Directions for this task ▸ Below is a listing. Gather each line of it that contains "template".

Given information ▸

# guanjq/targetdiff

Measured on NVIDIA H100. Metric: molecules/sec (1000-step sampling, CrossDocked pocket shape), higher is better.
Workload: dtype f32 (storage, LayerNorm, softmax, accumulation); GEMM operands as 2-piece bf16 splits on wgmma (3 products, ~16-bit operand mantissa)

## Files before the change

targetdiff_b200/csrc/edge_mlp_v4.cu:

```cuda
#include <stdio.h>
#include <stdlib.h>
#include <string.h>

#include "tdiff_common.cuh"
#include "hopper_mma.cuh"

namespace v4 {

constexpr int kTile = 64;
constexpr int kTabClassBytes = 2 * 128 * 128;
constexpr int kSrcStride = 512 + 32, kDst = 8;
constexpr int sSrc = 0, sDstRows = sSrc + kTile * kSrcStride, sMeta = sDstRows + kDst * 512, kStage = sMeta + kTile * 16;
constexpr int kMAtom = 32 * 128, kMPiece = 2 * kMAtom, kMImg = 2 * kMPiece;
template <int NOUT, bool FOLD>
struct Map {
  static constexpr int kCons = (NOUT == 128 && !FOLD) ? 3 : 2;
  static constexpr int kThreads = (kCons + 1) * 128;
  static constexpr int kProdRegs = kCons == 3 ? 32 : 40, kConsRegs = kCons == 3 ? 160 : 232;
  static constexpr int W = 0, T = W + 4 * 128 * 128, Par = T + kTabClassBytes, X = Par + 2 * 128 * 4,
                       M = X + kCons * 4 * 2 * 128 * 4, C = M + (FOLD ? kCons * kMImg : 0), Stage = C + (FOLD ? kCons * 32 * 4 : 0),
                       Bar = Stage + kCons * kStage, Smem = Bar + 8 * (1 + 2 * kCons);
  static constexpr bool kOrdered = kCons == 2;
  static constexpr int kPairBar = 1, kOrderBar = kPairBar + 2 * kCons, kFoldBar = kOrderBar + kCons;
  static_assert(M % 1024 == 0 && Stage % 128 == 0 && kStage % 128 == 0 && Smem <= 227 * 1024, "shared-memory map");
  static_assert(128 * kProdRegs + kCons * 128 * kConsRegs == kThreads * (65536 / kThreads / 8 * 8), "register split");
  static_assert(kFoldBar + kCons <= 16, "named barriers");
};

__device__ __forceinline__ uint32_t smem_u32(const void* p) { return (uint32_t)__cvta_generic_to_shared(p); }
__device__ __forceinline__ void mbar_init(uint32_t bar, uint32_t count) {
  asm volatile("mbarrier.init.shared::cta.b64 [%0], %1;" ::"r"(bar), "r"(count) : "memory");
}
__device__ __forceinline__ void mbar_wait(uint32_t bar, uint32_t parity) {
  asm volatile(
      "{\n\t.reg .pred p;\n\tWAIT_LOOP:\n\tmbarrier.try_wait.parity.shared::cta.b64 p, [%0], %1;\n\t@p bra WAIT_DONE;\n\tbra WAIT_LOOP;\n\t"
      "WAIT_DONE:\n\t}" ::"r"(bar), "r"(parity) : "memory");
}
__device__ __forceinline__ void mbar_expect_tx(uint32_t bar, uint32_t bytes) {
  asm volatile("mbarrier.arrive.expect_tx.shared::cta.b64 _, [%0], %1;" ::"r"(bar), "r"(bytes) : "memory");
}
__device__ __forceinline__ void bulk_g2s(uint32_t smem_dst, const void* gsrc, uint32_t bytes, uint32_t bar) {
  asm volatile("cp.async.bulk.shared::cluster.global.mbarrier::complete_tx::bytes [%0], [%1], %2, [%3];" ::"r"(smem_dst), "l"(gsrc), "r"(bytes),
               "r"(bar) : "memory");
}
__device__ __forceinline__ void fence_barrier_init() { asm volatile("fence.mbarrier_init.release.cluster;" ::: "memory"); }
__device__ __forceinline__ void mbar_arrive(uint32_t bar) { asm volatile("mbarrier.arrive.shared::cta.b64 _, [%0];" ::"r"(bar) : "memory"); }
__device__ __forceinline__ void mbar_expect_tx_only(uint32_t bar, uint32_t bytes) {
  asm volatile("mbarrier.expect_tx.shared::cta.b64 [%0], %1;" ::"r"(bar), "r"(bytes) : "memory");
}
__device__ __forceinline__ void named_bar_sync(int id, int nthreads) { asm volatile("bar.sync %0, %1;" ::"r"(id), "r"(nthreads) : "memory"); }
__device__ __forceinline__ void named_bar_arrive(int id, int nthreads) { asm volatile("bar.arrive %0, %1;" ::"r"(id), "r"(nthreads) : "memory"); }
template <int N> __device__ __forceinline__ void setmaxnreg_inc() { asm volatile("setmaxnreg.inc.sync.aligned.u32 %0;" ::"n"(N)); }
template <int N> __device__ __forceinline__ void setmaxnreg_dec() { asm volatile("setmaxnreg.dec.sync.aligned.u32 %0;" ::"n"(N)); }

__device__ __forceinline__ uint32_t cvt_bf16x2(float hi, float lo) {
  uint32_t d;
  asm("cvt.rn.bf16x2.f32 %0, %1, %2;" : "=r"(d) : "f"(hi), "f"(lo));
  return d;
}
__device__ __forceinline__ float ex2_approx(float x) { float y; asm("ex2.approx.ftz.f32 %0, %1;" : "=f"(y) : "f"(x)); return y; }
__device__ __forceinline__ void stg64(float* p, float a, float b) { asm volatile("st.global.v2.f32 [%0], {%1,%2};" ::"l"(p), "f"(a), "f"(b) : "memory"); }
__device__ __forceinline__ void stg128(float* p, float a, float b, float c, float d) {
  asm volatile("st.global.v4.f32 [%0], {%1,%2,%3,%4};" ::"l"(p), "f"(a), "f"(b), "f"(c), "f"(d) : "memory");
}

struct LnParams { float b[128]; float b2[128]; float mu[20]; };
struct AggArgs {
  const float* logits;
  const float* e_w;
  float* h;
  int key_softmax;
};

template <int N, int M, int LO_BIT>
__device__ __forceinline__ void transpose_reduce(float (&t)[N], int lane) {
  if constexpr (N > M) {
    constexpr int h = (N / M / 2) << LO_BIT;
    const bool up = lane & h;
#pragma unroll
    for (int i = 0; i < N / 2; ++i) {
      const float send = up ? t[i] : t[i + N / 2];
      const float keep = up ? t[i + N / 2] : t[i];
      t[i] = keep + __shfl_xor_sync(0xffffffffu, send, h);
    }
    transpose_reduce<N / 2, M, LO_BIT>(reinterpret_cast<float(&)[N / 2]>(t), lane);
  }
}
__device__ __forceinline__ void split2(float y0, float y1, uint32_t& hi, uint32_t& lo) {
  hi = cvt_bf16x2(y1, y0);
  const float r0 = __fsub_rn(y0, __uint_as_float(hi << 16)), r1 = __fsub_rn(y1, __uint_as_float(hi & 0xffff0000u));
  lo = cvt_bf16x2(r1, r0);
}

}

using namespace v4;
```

Written solution ▸
template <int NOUT, bool FOLD>
template <int N> __device__ __forceinline__ void setmaxnreg_inc() { asm volatile("setmaxnreg.inc.sync.aligned.u32 %0;" ::"n"(N)); }
template <int N> __device__ __forceinline__ void setmaxnreg_dec() { asm volatile("setmaxnreg.dec.sync.aligned.u32 %0;" ::"n"(N)); }
template <int N, int M, int LO_BIT>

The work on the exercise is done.